### [The problem]
Looking at the entries below, state how many lines contain the word "cout". Give the number alone.
####
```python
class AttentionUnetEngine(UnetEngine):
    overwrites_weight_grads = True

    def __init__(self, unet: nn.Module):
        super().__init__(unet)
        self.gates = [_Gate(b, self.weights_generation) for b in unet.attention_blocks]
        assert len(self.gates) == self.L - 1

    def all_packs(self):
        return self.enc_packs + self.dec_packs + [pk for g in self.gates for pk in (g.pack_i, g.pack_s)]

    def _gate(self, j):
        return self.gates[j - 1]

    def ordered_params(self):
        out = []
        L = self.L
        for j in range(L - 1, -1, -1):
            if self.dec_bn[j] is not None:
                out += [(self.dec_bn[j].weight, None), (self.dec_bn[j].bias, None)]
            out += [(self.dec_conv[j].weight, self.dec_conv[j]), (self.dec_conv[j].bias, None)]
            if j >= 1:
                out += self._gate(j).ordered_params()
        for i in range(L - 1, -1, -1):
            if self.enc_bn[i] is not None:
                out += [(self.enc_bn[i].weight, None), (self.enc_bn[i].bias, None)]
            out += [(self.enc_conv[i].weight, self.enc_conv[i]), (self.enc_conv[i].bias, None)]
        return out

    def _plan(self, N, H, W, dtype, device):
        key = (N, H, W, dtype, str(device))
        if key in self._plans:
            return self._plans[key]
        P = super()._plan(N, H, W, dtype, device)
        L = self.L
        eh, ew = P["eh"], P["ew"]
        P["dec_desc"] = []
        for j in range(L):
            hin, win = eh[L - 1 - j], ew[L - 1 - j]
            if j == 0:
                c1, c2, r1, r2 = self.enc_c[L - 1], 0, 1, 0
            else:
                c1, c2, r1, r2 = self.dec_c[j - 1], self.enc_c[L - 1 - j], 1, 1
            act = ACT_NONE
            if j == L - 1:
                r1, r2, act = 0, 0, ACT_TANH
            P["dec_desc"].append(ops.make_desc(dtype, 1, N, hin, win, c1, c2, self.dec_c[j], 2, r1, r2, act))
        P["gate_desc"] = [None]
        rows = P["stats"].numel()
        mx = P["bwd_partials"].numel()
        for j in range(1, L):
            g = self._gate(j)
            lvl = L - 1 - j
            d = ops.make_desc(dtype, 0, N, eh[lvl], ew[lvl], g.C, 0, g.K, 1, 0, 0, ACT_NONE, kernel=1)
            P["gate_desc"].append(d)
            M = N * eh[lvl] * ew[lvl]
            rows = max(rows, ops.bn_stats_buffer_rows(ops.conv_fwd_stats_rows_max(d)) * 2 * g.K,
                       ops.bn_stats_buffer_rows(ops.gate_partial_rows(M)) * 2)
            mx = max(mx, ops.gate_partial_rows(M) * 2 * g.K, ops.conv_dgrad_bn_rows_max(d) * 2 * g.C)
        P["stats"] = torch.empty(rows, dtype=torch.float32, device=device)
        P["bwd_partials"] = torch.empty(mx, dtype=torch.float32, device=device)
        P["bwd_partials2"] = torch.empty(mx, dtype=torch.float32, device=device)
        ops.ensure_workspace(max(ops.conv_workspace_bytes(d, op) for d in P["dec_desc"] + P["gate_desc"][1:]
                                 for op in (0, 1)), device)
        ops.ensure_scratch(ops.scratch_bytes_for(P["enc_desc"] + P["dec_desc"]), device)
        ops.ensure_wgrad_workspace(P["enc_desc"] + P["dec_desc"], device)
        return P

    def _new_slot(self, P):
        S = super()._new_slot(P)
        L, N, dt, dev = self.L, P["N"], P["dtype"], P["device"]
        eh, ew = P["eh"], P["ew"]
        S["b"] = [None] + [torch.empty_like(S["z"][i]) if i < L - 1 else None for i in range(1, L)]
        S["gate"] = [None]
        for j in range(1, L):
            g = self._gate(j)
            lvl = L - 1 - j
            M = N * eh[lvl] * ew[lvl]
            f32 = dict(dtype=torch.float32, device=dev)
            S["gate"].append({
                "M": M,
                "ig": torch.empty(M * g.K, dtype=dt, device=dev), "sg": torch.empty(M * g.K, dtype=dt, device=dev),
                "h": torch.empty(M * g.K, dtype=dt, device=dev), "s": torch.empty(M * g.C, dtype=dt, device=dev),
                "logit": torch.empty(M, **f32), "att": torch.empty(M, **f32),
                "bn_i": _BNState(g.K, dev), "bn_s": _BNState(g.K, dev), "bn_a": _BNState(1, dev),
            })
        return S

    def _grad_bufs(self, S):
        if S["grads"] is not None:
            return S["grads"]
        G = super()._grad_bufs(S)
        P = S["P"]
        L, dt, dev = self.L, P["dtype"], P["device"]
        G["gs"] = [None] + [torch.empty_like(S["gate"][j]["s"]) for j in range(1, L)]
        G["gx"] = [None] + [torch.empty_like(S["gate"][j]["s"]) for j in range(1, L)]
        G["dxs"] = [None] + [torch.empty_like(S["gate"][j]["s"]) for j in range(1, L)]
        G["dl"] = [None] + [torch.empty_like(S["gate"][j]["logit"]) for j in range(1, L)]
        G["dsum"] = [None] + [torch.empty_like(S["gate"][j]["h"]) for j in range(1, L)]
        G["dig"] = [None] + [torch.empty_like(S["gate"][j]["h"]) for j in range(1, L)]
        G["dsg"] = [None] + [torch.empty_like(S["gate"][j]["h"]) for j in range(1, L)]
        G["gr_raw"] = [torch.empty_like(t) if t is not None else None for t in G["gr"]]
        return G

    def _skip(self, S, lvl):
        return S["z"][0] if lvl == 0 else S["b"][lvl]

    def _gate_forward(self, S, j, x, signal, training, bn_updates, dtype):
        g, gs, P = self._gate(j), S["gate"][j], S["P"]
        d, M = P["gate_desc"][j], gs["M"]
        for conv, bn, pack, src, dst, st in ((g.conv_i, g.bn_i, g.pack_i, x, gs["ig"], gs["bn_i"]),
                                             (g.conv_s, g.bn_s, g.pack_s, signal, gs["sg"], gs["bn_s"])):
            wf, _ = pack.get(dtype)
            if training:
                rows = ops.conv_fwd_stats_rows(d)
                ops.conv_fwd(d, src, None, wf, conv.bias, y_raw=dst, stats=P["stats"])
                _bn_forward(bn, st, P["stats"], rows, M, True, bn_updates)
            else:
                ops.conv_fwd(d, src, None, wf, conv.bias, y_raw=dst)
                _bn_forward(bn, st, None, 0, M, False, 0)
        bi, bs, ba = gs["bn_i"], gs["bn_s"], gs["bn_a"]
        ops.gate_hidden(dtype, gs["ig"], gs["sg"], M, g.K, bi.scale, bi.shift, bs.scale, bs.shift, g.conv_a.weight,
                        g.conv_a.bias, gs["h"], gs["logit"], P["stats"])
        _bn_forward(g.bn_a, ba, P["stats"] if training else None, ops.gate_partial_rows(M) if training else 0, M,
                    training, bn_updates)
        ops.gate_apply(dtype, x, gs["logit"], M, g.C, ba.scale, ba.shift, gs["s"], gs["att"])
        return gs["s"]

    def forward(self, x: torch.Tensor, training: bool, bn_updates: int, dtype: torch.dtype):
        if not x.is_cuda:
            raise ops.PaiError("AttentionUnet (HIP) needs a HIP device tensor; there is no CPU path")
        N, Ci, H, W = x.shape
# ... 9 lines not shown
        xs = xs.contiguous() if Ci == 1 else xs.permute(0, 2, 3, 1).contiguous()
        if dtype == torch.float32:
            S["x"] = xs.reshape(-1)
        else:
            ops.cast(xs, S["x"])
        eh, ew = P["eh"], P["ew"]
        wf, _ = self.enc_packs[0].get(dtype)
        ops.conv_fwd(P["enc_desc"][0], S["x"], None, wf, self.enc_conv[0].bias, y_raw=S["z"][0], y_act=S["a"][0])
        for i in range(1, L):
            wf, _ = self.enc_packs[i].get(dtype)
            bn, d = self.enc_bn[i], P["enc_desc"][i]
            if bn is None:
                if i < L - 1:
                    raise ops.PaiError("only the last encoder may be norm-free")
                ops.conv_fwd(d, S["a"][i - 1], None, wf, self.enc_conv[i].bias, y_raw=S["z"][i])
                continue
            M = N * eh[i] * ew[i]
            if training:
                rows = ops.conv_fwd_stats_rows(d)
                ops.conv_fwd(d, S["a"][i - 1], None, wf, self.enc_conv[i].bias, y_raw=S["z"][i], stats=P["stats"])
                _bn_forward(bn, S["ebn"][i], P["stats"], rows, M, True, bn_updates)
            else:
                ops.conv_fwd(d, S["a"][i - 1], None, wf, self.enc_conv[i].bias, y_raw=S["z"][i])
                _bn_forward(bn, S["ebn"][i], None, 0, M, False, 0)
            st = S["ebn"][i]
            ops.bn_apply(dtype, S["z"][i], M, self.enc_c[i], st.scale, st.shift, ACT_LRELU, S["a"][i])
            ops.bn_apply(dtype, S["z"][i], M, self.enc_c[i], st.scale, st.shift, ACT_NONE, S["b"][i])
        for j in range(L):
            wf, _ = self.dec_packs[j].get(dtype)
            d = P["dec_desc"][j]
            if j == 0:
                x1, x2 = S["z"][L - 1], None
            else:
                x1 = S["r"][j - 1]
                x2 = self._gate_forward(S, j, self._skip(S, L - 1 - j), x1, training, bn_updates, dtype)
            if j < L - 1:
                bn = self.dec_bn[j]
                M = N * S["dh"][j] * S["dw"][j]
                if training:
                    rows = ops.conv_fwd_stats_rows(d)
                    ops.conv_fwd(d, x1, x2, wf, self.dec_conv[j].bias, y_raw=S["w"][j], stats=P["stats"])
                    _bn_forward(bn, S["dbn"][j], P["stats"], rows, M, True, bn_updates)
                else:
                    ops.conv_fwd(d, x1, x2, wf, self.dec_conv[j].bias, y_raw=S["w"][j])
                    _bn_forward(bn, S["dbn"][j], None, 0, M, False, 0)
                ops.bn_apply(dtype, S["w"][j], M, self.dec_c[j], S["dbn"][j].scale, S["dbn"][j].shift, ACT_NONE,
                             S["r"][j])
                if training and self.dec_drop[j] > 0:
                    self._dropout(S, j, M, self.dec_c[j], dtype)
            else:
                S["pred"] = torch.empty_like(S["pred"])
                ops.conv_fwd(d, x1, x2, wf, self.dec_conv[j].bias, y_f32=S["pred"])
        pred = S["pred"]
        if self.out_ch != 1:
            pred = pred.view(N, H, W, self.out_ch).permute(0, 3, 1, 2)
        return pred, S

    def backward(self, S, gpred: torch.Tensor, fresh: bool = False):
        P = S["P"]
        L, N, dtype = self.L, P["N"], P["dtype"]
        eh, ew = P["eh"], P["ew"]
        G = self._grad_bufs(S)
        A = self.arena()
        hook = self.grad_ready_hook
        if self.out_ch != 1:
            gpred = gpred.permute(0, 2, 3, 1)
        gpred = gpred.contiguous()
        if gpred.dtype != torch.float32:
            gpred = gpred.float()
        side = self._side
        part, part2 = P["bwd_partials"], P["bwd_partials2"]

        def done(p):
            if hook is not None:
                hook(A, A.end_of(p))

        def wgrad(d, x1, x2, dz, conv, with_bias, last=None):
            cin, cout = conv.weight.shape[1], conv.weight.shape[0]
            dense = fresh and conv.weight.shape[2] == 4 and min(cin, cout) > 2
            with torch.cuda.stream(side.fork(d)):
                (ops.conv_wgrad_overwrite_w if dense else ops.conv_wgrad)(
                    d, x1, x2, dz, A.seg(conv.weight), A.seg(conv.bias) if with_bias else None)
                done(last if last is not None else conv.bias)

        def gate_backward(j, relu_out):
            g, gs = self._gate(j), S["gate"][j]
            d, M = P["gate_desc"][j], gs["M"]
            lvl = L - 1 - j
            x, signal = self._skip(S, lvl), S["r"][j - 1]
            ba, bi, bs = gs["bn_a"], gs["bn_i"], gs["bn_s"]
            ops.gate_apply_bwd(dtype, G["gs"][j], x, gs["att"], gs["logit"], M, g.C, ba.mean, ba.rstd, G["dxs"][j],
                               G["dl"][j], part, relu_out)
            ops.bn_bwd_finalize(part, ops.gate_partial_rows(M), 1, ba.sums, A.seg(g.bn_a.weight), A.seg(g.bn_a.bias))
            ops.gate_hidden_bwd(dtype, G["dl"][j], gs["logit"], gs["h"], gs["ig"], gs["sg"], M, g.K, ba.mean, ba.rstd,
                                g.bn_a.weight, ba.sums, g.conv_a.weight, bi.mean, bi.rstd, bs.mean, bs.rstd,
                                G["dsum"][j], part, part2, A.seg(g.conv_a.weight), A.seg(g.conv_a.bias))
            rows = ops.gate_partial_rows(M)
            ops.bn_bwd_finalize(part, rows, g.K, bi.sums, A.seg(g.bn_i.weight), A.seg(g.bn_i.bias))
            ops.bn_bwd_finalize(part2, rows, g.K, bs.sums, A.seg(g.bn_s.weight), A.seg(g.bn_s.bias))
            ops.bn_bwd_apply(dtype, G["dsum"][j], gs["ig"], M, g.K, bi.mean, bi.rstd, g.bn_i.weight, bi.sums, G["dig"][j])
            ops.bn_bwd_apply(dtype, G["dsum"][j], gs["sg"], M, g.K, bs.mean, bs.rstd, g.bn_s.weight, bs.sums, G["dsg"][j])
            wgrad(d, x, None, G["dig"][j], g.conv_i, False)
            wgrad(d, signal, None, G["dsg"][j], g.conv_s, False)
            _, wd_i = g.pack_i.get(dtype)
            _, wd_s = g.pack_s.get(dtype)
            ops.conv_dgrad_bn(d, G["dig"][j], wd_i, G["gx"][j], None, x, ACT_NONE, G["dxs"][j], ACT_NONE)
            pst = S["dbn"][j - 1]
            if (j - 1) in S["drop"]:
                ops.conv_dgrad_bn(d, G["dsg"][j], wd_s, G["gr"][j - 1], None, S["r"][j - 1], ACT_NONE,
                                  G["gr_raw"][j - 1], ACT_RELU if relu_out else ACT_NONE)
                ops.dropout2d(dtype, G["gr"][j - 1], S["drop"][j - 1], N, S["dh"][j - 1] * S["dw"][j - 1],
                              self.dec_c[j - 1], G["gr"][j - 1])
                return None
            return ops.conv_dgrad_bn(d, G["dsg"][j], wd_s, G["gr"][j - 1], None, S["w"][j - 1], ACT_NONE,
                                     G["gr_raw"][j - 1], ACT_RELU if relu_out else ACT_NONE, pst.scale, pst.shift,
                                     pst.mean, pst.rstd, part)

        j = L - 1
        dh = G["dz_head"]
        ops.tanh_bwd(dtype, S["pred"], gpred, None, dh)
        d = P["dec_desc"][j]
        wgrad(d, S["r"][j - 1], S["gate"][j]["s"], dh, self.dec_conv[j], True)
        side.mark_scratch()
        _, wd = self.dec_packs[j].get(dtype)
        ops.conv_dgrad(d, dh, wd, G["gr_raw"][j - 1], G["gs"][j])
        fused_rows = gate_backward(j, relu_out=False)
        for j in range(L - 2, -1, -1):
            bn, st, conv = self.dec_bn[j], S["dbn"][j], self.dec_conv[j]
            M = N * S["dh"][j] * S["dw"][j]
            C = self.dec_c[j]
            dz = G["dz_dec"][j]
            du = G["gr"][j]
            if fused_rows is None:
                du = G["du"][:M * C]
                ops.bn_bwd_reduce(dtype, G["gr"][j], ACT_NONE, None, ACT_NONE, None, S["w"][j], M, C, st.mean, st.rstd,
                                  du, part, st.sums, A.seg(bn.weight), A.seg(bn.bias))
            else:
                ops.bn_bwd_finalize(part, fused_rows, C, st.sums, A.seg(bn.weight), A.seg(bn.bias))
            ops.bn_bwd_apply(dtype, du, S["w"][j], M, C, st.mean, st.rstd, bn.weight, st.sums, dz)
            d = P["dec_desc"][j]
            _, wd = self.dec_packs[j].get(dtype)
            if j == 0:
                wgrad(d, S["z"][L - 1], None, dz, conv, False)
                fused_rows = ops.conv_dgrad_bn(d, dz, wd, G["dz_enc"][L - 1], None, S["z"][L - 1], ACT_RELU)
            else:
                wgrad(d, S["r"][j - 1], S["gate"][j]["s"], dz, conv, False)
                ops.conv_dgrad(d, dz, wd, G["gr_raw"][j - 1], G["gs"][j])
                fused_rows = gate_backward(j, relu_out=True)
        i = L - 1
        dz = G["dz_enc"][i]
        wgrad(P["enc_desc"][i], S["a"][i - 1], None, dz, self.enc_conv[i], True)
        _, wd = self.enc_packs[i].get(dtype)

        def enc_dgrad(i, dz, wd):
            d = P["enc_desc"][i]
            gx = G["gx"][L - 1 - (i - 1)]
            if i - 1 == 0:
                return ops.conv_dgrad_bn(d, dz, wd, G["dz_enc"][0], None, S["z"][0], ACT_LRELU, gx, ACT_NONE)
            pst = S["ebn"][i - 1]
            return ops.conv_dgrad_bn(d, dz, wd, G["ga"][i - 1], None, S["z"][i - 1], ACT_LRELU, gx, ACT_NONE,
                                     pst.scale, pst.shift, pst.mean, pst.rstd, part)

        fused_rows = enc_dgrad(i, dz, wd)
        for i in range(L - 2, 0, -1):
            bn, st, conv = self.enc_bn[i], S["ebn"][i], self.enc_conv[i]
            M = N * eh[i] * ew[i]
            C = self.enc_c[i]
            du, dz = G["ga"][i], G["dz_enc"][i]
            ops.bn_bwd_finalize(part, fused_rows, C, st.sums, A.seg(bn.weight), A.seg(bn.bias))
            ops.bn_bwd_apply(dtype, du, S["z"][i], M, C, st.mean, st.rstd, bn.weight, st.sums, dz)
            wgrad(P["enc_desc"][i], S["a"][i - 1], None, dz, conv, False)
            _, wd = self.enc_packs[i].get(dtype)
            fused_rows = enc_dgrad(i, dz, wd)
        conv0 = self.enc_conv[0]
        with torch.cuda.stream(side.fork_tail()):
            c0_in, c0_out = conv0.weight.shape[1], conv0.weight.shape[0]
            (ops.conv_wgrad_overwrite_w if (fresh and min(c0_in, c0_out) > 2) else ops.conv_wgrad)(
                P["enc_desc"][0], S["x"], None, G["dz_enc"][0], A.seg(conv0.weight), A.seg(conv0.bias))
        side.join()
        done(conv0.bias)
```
####
### [Output]
2